Anna Azevedo é cineasta e jornalista. Mestre em Cinema pela Pontifícia Universidade Católica do Rio de Janeiro – PUC-RJ. Seus trabalhos são esteticamente identificados na fronteira entre o documentário, a ficção e o experimentalismo poético. Filmes exibidos e premiados em importantes festivais internacionais de cinema e instituições de arte, como o MoMA (Nova York), Sommerset House (Londres), festivais de Berlim, Rotterdam, HotDocs (Canadá), CPH:DOX (Dinamarca), Cinema Verité (Irã), Sheffield (Inglaterra), entre outros. Atualmente é artista residente do programa Living Archive, do Arsenal – Institut für Film und Videokünst – Berlim. Em 2013, exibiu a obra “O
dia do caçador” na Bienal Internacional de Artes de Veneza, vídeo que integra o trabalho concebido pelo artista visual alemão Harun Farocki, “Labour in a single shot”. Em 2012, fez parte do grupo de 30 artistas cariocas convidados para exibirem trabalhos em Londres, durante as Olimpíadas, a Rio Occupation London. Em 2006 , ganhou o Berlin Today Award, prêmio de melhor filme concedido pelo Talent Campus do festival de Berlim. Voltou à Berlinale em 2008, concorrendo ao Urso de Ouro de Melhor Curta-Metragem com Dreznica e em 2017, com Em busca da terra sem males, na mostra Berlinale Generation. Foi três vezes indicada e duas vezes vencedora do Grande Prêmio do Cinema
Brasileiro, na categoria curta documental.
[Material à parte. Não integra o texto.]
# Sachin-A/TraceWeaver

Measured on AMD Instinct MI355X. Metric: spans/sec reconstructed + assignment accuracy vs ground truth, higher is better.
Workload: dtype int64 timestamps, f64 scores; 1 GPU; media_microservices shape (6 services, E in {1,1,1,1,2,4}), 100000 requests/service x 16 replicas per GPU, concurrency 1.6, two-pass reconstruction, device mixture refit; spans_per_gpu=25600000, spans_total=25600000, parallelism=units sharded, 1 rank(s), backend none

## Files before the change

include/traceweaver_amd.h:

```cpp
#ifndef TRACEWEAVER_AMD_H
#define TRACEWEAVER_AMD_H

#include <stdint.h>

#ifdef __cplusplus
extern "C" {
#endif

#define TW_MAX_EP 8
#define TW_TOPK 5
#define TW_MAX_COMP 5
#define TW_MAX_WINDOW 32
#define TW_CAND_WORDS 2
#define TW_SKIP_BASE 1024
#define TW_SKIP_STRIDE 128

typedef enum {
    TW_OK = 0,
    TW_ERR_ARG = -1,
    TW_ERR_UNSUPPORTED = -2,
    TW_ERR_DEVICE = -3,
    TW_ERR_STATE = -4,
    TW_ERR_WINDOW_WIDTH = -5,
    TW_ERR_WINDOW_SIZE = -6,
// ... 50 lines not shown
    int64_t gaps_count;
    int32_t device;
} tw_device_view;
int tw_device_buffers(tw_engine *e, tw_device_view *out);
int tw_set_gaps_device(tw_engine *e, const double *dev_gaps);

int tw_set_mixtures(tw_engine *e, const int32_t *mix_n, const double *mix_p);

#define TW_FIT_ROW_TAPE 34
int tw_fit_mixtures(tw_engine *e);
int tw_fit_mixtures_seeded(tw_engine *e, const uint32_t *unit_seed);
int tw_set_fit_seed(tw_engine *e, uint32_t seed);
int tw_fit_rows(tw_engine *e, int32_t *max_n);
int tw_fit_mixtures_tape(tw_engine *e, const double *tape, int64_t tape_len, const int64_t *slot_off);

int tw_get_mixtures(tw_engine *e, int32_t *mix_n, double *mix_p);

int tw_run_pass2(tw_engine *e);

typedef struct {
    int32_t *parent;
    int32_t *topk_idx;
    double *topk_score;
    int32_t *topk_n;
    int32_t *chosen;
    int64_t *leaves;
    uint8_t *window_end;
    int64_t *unit_stats;
} tw_results;
int tw_get_results(tw_engine *e, int pass, const tw_results *r);
// ... 187 lines not shown
```

traceweaver_amd/_ffi.py:

```python
import ctypes
import os

_HERE = os.path.dirname(os.path.abspath(__file__))
DEFAULT_LIB = os.path.join(_HERE, "lib", "libtwgpu.so")

TW_MAX_EP = 8
TW_TOPK = 5
TW_MAX_COMP = 5

STATUS = {0: "TW_OK", -1: "TW_ERR_ARG", -2: "TW_ERR_UNSUPPORTED", -3: "TW_ERR_DEVICE", -4: "TW_ERR_STATE",
          -5: "TW_ERR_WINDOW_WIDTH", -6: "TW_ERR_WINDOW_SIZE", -7: "TW_ERR_NAN_PARAMS", -8: "TW_ERR_SKIP_PARAMS",
          -9: "TW_ERR_SKIP_REFERENCE_RAISES"}
TW_SKIP_BASE = 1024
TW_SKIP_STRIDE = 128

c_i32p = ctypes.POINTER(ctypes.c_int32)
c_i64p = ctypes.POINTER(ctypes.c_int64)
c_u8p = ctypes.POINTER(ctypes.c_uint8)
c_f64p = ctypes.POINTER(ctypes.c_double)


class Batch(ctypes.Structure):
    _fields_ = [
        ("n_units", ctypes.c_int32),
# ... 92 lines not shown

class ClassProfile(ctypes.Structure):
    _fields_ = [(k, ctypes.c_void_p) for k in (
        "rows", "span_time", "span_min", "span_max", "self_time", "path_time", "path_rows", "path_trees", "offset",
        "class_counted", "class_latency", "class_path_time", "class_top_entry")]


TW_TREE_CONFIDENT = 8
TW_CONF_MAX_EDGES = 15
TW_DIST_MAX_Q = 32
TW_DIST_MAX_EDGES = 63
TW_CMP_MAX_Q = 8
TW_CMP_MAX_PAIRS = 64

EXPORTS = ["tw_create", "tw_destroy", "tw_last_error", "tw_load_batch", "tw_run_pass1", "tw_get_gaps", "tw_set_gaps",
           "tw_device_buffers", "tw_set_gaps_device", "tw_set_mixtures", "tw_fit_mixtures", "tw_fit_mixtures_seeded", "tw_set_fit_seed", "tw_fit_rows", "tw_fit_mixtures_tape", "tw_get_mixtures", "tw_run_pass2", "tw_get_results", "tw_get_gauss_params", "tw_get_timing",
           "tw_assign_service", "tw_find_order", "tw_order_bound", "tw_order_stage", "tw_order_load", "tw_set_truth", "tw_evaluate", "tw_measure_hbm_copy", "tw_host_alloc", "tw_host_free", "tw_build_distributions", "tw_scale_load", "tw_run_baseline", "tw_wap5_delays", "tw_wap5_parents",
           "tw_set_span_rows", "tw_set_parents", "tw_stitch_traces", "tw_set_row_groups", "tw_attribute_traces",
           "tw_get_decisions", "tw_score_traces", "tw_set_row_cohorts", "tw_latency_distributions", "tw_compare_cohorts", "tw_trace_signatures", "tw_class_profiles",
           "tw_corpus_create", "tw_corpus_destroy", "tw_corpus_last_error", "tw_corpus_add_files", "tw_corpus_set_callers", "tw_corpus_counts",
           "tw_corpus_string", "tw_corpus_loop_origin", "tw_corpus_trace_names", "tw_corpus_span_table", "tw_corpus_build_units"]


def load(path=None):
    path = path or DEFAULT_LIB
    if os.environ.get("TW_SET_HW_QUEUES", "0") not in ("", "0"):
        os.environ.setdefault("GPU_MAX_HW_QUEUES", "12")
    if not os.path.exists(path):
        raise ImportError(
            "traceweaver_amd: %s is missing -- build it with `python -c 'import __graft_entry__ as g; g.build()'` "
            "(hipcc --offload-arch=gfx950).  There is no CPU fallback." % path)
# ... 9 lines not shown
    lib.tw_get_gaps.argtypes = [vp, vp]
    lib.tw_set_gaps.argtypes = [vp, vp]
    lib.tw_run_baseline.argtypes = [vp, ctypes.c_int, vp]
    lib.tw_wap5_delays.argtypes = [vp, vp, vp, vp]
    lib.tw_wap5_parents.argtypes = [vp, vp, vp, vp]
    lib.tw_device_buffers.argtypes = [vp, ctypes.POINTER(DeviceView)]
    lib.tw_set_gaps_device.argtypes = [vp, vp]
    lib.tw_scale_load.argtypes = [vp, vp, vp, vp, vp, vp]
    lib.tw_set_mixtures.argtypes = [vp, vp, vp]
    lib.tw_run_pass2.argtypes = [vp]
    lib.tw_fit_mixtures.argtypes = [vp]
    lib.tw_fit_mixtures_seeded.argtypes = [vp, vp]
    lib.tw_set_fit_seed.argtypes = [vp, ctypes.c_uint32]
    lib.tw_fit_rows.argtypes = [vp, vp]
    lib.tw_fit_mixtures_tape.argtypes = [vp, vp, ctypes.c_int64, vp]
    lib.tw_get_mixtures.argtypes = [vp, vp, vp]
    lib.tw_get_results.argtypes = [vp, ctypes.c_int, ctypes.POINTER(Results)]
    lib.tw_get_gauss_params.argtypes = [vp, vp]
    lib.tw_get_timing.argtypes = [vp, vp, ctypes.c_int32]
    lib.tw_assign_service.argtypes = [vp, ctypes.c_int32, vp, vp, ctypes.c_int32, vp, vp, vp, vp, vp, vp, vp,
                                      ctypes.POINTER(Results)]
    lib.tw_find_order.argtypes = [vp, ctypes.c_int32, vp, vp, vp, vp, vp, vp, vp]
    lib.tw_order_bound.argtypes = [vp, ctypes.c_int32, vp, vp, vp, vp, vp, vp, vp, vp]
    lib.tw_order_stage.argtypes = [vp, ctypes.POINTER(Batch)]
    lib.tw_order_load.argtypes = [vp, ctypes.c_int32, vp, vp]
    lib.tw_set_truth.argtypes = [vp, vp, vp, ctypes.c_int64]
    lib.tw_evaluate.argtypes = [vp, vp, vp, vp]
    lib.tw_measure_hbm_copy.argtypes = [vp, ctypes.c_int64, ctypes.c_int32, ctypes.POINTER(ctypes.c_double)]
    lib.tw_build_distributions.argtypes = [vp, ctypes.c_int64, vp, vp, vp, ctypes.c_int64, ctypes.c_int32, vp, vp]
    lib.tw_set_span_rows.argtypes = [vp, ctypes.c_int64, vp, vp, vp, vp, vp, vp]
# ... 34 lines not shown
```

traceweaver_amd/csrc/tw_engine.hip:

```cpp
#include <algorithm>
#include <chrono>
#include <cmath>
#include <cstdio>
#include <cstdlib>
#include <cstring>
#include <functional>
#include <string>
#include <type_traits>
#include <vector>

#include <hip/hip_runtime.h>
#include <rocprim/rocprim.hpp>

#include "traceweaver_amd.h"
#include "tw_kernels.h"
#include "tw_fit.h"
#include "tw_eval.h"
#include "tw_skip.h"
#include "tw_load.h"
#include "tw_baselines.h"
#include "tw_stitch.h"
#include "tw_attr.h"
#include "tw_conf.h"
#include "tw_dist.h"
// ... 27 lines not shown
    int block_params;
    int coop;
    int set_hw_queues;
    int pipeline;
    int sig_hash_bits;
    int debug_lists;
    int stage_min_tiles;
    int tile_sub;
    int lean_pool;
    int split_twins, defer_min_e, lean_min_e, lean_grid, tile_max_deep;
    int64_t part_slots_max;
    int part_budget_deep;
    int fit_sort;
    int stage_gate;
    int fit_spec;
};

Knobs read_knobs() {
    Knobs K;
    K.tile = std::min(std::max(env_int("TW_TILE", kTile), 1), kTile);
    K.tile_threads = std::min(std::max(env_int("TW_TILE_THREADS", 2), 1), 4);
    K.tile_single = env_int("TW_TILE_SINGLE", 1);
    K.tile_single_threads = std::min(std::max(env_int("TW_TILE_SINGLE_THREADS", 1), 1), 4);
    K.tile_pair = env_int("TW_TILE_PAIR", 1);
    K.tile_pair_threads = std::min(std::max(env_int("TW_TILE_PAIR_THREADS", 2), 1), 2);
    K.tile_rank = env_int("TW_TILE_RANK", 1) != 0 ? 1 : 0;
    K.block_params = env_int("TW_BLOCK_PARAMS", 1);
    K.coop = std::min(std::max(env_int("TW_COOP_THREADS", kCoop), 1), kCoop);
    K.set_hw_queues = env_int("TW_SET_HW_QUEUES", 0);
    K.pipeline = env_int("TW_CLASS_PIPELINE", 1);
    K.sig_hash_bits = std::min(std::max(env_int("TW_SIG_HASH_BITS", 64), 1), 64);
    K.debug_lists = env_int("TW_DEBUG_LISTS", 0);
    K.stage_min_tiles = env_int("TW_STAGE_MIN_TILES", 1024);
    K.tile_sub = std::max(env_int("TW_TILE_SUB", 8), 1);
    K.lean_pool = std::min(std::max(env_int("TW_LEAN_POOL", 512), 1), 4096);
    K.split_twins = env_int("TW_SPLIT_TWINS", 2);
    K.defer_min_e = env_int("TW_DEFER_MIN_E", 5);
    K.lean_min_e = env_int("TW_LEAN_MIN_E", 5);
    K.lean_grid = std::max(env_int("TW_LEAN_GRID", TW_LEAN_GRID), 1);
    K.tile_max_deep = std::min(std::max(env_int("TW_TILE_MAX_DEEP", kTileMax), 0), kTileMax);
    K.part_slots_max = (int64_t)std::max(env_int("TW_PART_SLOTS_MAX", 16 << 20), 1024);
    K.part_budget_deep = env_int("TW_PART_BUDGET_DEEP", 2);
    K.fit_sort = env_int("TW_FIT_SORT", 0);
    K.stage_gate = env_int("TW_STAGE_GATE", 1);
    K.fit_spec = env_int("TW_FIT_SPEC", 1) != 0 ? 1 : 0;
    return K;
}

struct Mt19937 {
    uint32_t mt[624];
    int idx = 624;
    explicit Mt19937(uint32_t seed = 0u) {
        mt[0] = seed;
        for (int i = 1; i < 624; i++) mt[i] = 1812433253u * (mt[i - 1] ^ (mt[i - 1] >> 30)) + (uint32_t)i;
    }
    uint32_t next() {
        if (idx >= 624) {
            for (int i = 0; i < 624; i++) {
                const uint32_t y = (mt[i] & 0x80000000u) | (mt[(i + 1) % 624] & 0x7fffffffu);
                mt[i] = mt[(i + 397) % 624] ^ (y >> 1) ^ ((y & 1u) ? 0x9908b0dfu : 0u);
// ... 56 lines not shown
    int32_t *fit_ustart = nullptr, *fit_row_n = nullptr, *fit_row_uniq = nullptr;
    double* fit_centres = nullptr;
    hipEvent_t fit_fork = nullptr, fit_join = nullptr;
    double *fit_spec_centres = nullptr, *fit_spec_p = nullptr;
    int32_t *fit_spec_failed = nullptr, *fit_spec_ctr = nullptr;
    int32_t fit_spec_count[2] = {0, 0};
    double *fit_tape = nullptr, *fit_tape100 = nullptr;
    int64_t* fit_tape_off = nullptr;
    int64_t fit_tape_cap = 0;
    bool fit_runs_pending = false;
    bool fit_prepared = false;
    int32_t hard_pass1[kMaxEp + 1] = {};
    int8_t wide_pass1[kMaxEp + 1] = {};
    int32_t split_pass1[kMaxEp + 1] = {};
    bool pass1_done = false;
    std::vector<int32_t> fit_max_n;
    bool fit_max_n_valid = false;
    Mt19937 fit_rng;
    uint32_t fit_seed = 0;
    int32_t* slot_unit = nullptr;
    int32_t* tile_ids = nullptr;
    int32_t* ctr = nullptr;
    int64_t ctr_round_ints = 0, ctr_pass_ints = 0;
    int32_t tile_cls_off[kMaxEp + 2] = {};
    BlockRef* blk_tab = nullptr;
    int32_t blk_cls_off[kMaxEp + 2] = {};
    uint32_t *seg_gap = nullptr, *seg_gap_end = nullptr, *seg_gap_dst = nullptr;
    unsigned long long *comp_a = nullptr, *comp_b = nullptr;
    int64_t comp_cap = 0, n_gap_scored = 0;
    int32_t *truth = nullptr, *in_trace = nullptr;
    uint8_t* trace_bad = nullptr;
    unsigned long long* eval_counts = nullptr;
// ... 828 lines not shown
    delete e;
}

const char* tw_last_error(const tw_engine* e) { return e ? e->err.c_str() : "null engine"; }

int tw_load_batch(tw_engine* e, const tw_batch* b, int spans_on_device) {
    if (e == nullptr || b == nullptr) return TW_ERR_ARG;
    HIPCHK(hipSetDevice(e->device));
    if (b->n_units <= 0) return fail(e, TW_ERR_ARG, "n_units must be positive");
    if (b->topk != TW_TOPK) return fail(e, TW_ERR_UNSUPPORTED, "topk must be 5 (traceweaver_v3.py:1109)");
    if (b->skip != nullptr && spans_on_device)
        return fail(e, TW_ERR_UNSUPPORTED, "a skip-mode batch takes its span arrays from host memory (spans_on_device = 0)");
    if (b->batch_size <= 0 || b->batch_size_mis <= 0) return fail(e, TW_ERR_ARG, "batch sizes must be positive");
    free_all(e);
    e->fit_rng = Mt19937(e->fit_seed);
    e->fit_prepared = false; e->fit_runs_pending = false; e->fit_max_n_valid = false;
    e->units.assign((size_t)b->n_units, UnitDev{});
    e->tiles.clear();
    e->gs_off_h.assign((size_t)b->n_units, 0);
    int64_t ie = 0, gp = 0, slots = 0, gaps = 0, epi = 0, dagi = 0;
    std::vector<uint32_t> seg_in((size_t)b->n_units + 1), seg_out;
    for (int u = 0; u < b->n_units; u++) {
        UnitDev& U = e->units[(size_t)u];
        const int E = b->unit_E[u];
        const int64_t n = b->unit_in_off[u + 1] - b->unit_in_off[u];
        if (E < 1 || E > TW_MAX_EP) return fail(e, TW_ERR_UNSUPPORTED, "unit has E outside [1, TW_MAX_EP]");
        if (n < 2) return fail(e, TW_ERR_ARG, "a unit needs at least 2 incoming spans (the reference raises on max([]) for 1, traceweaver_v3.py:1119)");
        if (n > (1 << 26)) return fail(e, TW_ERR_ARG, "unit too large (more than 2^26 incoming spans: the selection work lists address a window's first span in 26 bits)");
        U.in_off = b->unit_in_off[u];
        U.tscale = b->unit_time_scale != nullptr ? b->unit_time_scale[u] : 1.0;
        U.float_time = b->unit_time_scale != nullptr ? 1 : 0;
// ... 214 lines not shown
            D.part_used = c + o_pu; D.split_count = c + o_sc; D.err = c + o_err; D.unit_ndirty = c + o_nd;
            D.redo_count = c + o_rd; D.fb_count = c + o_fc; D.defer_refused = c + o_dr; D.fb_total = c + o_ft; D.pair_busy = c + o_pb; D.any_wide = c + o_aw;
            D.unit_stats = (int64_t*)(c + o_us);
        };
        if (e->arena_open) e->arena_req.emplace_back(place, ((size_t)at * sizeof(int32_t) + 255) / 256 * 256);
        else { DEV_ALLOC(e->ctr, at); place(e->ctr); }
    }
    DEV_ALLOC(P.heavy_unit, sel_cap); DEV_ALLOC(P.heavy_win, sel_cap);
    DEV_ALLOC(P.tiny_unit, sel_cap); DEV_ALLOC(P.tiny_win, sel_cap);
    DEV_ALLOC(P.rheavy_unit, sel_cap); DEV_ALLOC(P.rheavy_win, sel_cap); DEV_ALLOC(P.rtiny_unit, sel_cap); DEV_ALLOC(P.rtiny_win, sel_cap);
    DEV_ALLOC(P.hard_unit, sel_cap / (kBruteMax + 1) + 1 + kSelSlots); DEV_ALLOC(P.hard_win, sel_cap / (kBruteMax + 1) + 1 + kSelSlots);
    DEV_ALLOC(e->rank_in, n_in_total); DEV_ALLOC(e->rank_out, n_out_total);
    DEV_ALLOC(e->agg_pair, P.n_tiles); DEV_ALLOC(e->agg_i32, P.n_tiles); DEV_ALLOC(e->agg_i32b, P.n_tiles);
    DEV_ALLOC(e->seg_in, (int64_t)seg_in.size()); DEV_ALLOC(e->seg_out, (int64_t)seg_out.size());
    DEV_ALLOC(e->gaps_sorted, gaps); DEV_ALLOC(e->fit_models, slots * kMaxComp * kModelStride);
    DEV_ALLOC(e->fit_uval, gaps); DEV_ALLOC(e->fit_ustart, gaps); DEV_ALLOC(e->fit_row_n, slots); DEV_ALLOC(e->fit_row_uniq, slots);
    DEV_ALLOC(e->fit_tape, slots * kFitRowTape); DEV_ALLOC(e->fit_tape_off, slots); DEV_ALLOC(e->fit_tape100, kMaxComp * 13);
    e->fit_tape_cap = slots * kFitRowTape;
    DEV_ALLOC(e->fit_centres, slots * kMaxComp * (kMaxComp + 1));
    DEV_ALLOC(e->fit_spec_centres, slots * (kMaxComp + 1)); DEV_ALLOC(e->fit_spec_p, slots * kMaxComp * 3);
    DEV_ALLOC(e->fit_spec_failed, slots); DEV_ALLOC(e->fit_spec_ctr, 2);
    DEV_ALLOC(e->slot_unit, slots); DEV_ALLOC(e->slot_scored, slots);
    DEV_ALLOC(e->seg_gap, (int64_t)seg_gap_h.size()); DEV_ALLOC(e->seg_gap_end, (int64_t)seg_gap_end_h.size()); DEV_ALLOC(e->seg_gap_dst, (int64_t)seg_gap_dst_h.size());
    e->comp_cap = std::max(std::max(n_in_total, n_out_total), e->n_gap_scored);
    DEV_ALLOC(e->comp_a, e->comp_cap); DEV_ALLOC(e->comp_b, e->comp_cap);
    e->skip_mode = b->skip != nullptr;
    std::vector<int32_t> perm_h, pool_h;
    std::vector<int64_t> tw_h;
    std::vector<double> dist_h;
    std::vector<SkipUnitDev> skip_h;
    std::vector<int64_t> sk_tw_off, sk_pool_off, sk_dist_off;
    if (e->skip_mode) {
        perm_h.resize((size_t)n_out_total);
        for (int u = 0; u < b->n_units; u++) {
            const UnitDev& U = e->units[(size_t)u];
            const tw_skip_unit& K = b->skip[u];
// ... 3 lines not shown
                for (int64_t q = 0; q < m; q++) idx[(size_t)q] = (int32_t)q;
                std::stable_sort(idx.begin(), idx.end(), [&](int32_t x, int32_t y) { return b->out_start[a + x] < b->out_start[a + y]; });
                std::copy(idx.begin(), idx.end(), perm_h.begin() + a);
            }
            sk_tw_off.push_back((int64_t)tw_h.size()); sk_pool_off.push_back((int64_t)pool_h.size()); sk_dist_off.push_back((int64_t)dist_h.size());
            tw_h.insert(tw_h.end(), K.tw_start, K.tw_start + K.n_tw);
            pool_h.insert(pool_h.end(), K.pool, K.pool + (int64_t)U.E * K.n_tw);
            dist_h.insert(dist_h.end(), K.dist, K.dist + (int64_t)(U.E + 1) * (U.E + 1) * 2);
        }
        e->skip_fetch_n = (int64_t)pool_h.size();
        DEV_ALLOC(e->skip_units, b->n_units); DEV_ALLOC(e->skip_perm, n_out_total); DEV_ALLOC(e->skip_tw, (int64_t)tw_h.size());
        DEV_ALLOC(e->skip_pool, (int64_t)pool_h.size()); DEV_ALLOC(e->skip_dist, (int64_t)dist_h.size()); DEV_ALLOC(e->skip_fetch, e->skip_fetch_n);
    }
    rc = arena_commit(e);
    if (rc != TW_OK) return rc;
    if (e->skip_mode) {
        for (int u = 0; u < b->n_units; u++) {
            SkipUnitDev K{};
            K.perm = e->skip_perm; K.tw_start = e->skip_tw + sk_tw_off[(size_t)u]; K.pool = e->skip_pool + sk_pool_off[(size_t)u];
            K.dist = e->skip_dist + sk_dist_off[(size_t)u]; K.fetches = e->skip_fetch + sk_pool_off[(size_t)u]; K.n_tw = b->skip[u].n_tw;
            skip_h.push_back(K);
        }
        HIPCHK(hipMemcpyAsync(e->skip_units, skip_h.data(), sizeof(SkipUnitDev) * skip_h.size(), hipMemcpyHostToDevice, e->stream));
        HIPCHK(hipMemcpyAsync(e->skip_perm, perm_h.data(), sizeof(int32_t) * perm_h.size(), hipMemcpyHostToDevice, e->stream));
        HIPCHK(hipMemcpyAsync(e->skip_tw, tw_h.data(), sizeof(int64_t) * tw_h.size(), hipMemcpyHostToDevice, e->stream));
        HIPCHK(hipMemcpyAsync(e->skip_pool, pool_h.data(), sizeof(int32_t) * pool_h.size(), hipMemcpyHostToDevice, e->stream));
        HIPCHK(hipMemcpyAsync(e->skip_dist, dist_h.data(), sizeof(double) * dist_h.size(), hipMemcpyHostToDevice, e->stream));
        HIPCHK(hipStreamSynchronize(e->stream));
    }
    HIPCHK(hipMemsetAsync(P.prof, 0, sizeof(unsigned long long) * 32, e->stream));
// ... 26 lines not shown
    HIPCHK(hipMemsetAsync(P.tk_score, 0xff, sizeof(double) * (size_t)std::max<int64_t>(n_in_total * kTopK, 1), e->stream));
    HIPCHK(hipMemsetAsync(e->mix_n_dev, 0, sizeof(int32_t) * std::max<int64_t>(slots, 1), e->stream));
    HIPCHK(hipStreamSynchronize(e->stream));
    e->scaled_upload = b->unit_time_scale != nullptr;
    e->state = ST_LOADED; e->pass1_done = false;
    for (int E = 0; E <= kMaxEp; E++) { e->wide_pass1[E] = -1; e->hard_pass1[E] = -1; e->split_pass1[E] = -1; }
    return TW_OK;
}
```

Estudou roteiro na Escuela de Cine y TV de San Antonio de Los Baños, Cuba; fez curso de Direção Cinematográfica com o realizador iraniano Abbas Kiarostami; participou do Talent Campus do Festival de Berlim.
Participa, a partir de abril, da Bienal do Mercosul com o vídeo “Nossa vida não é um jogo”.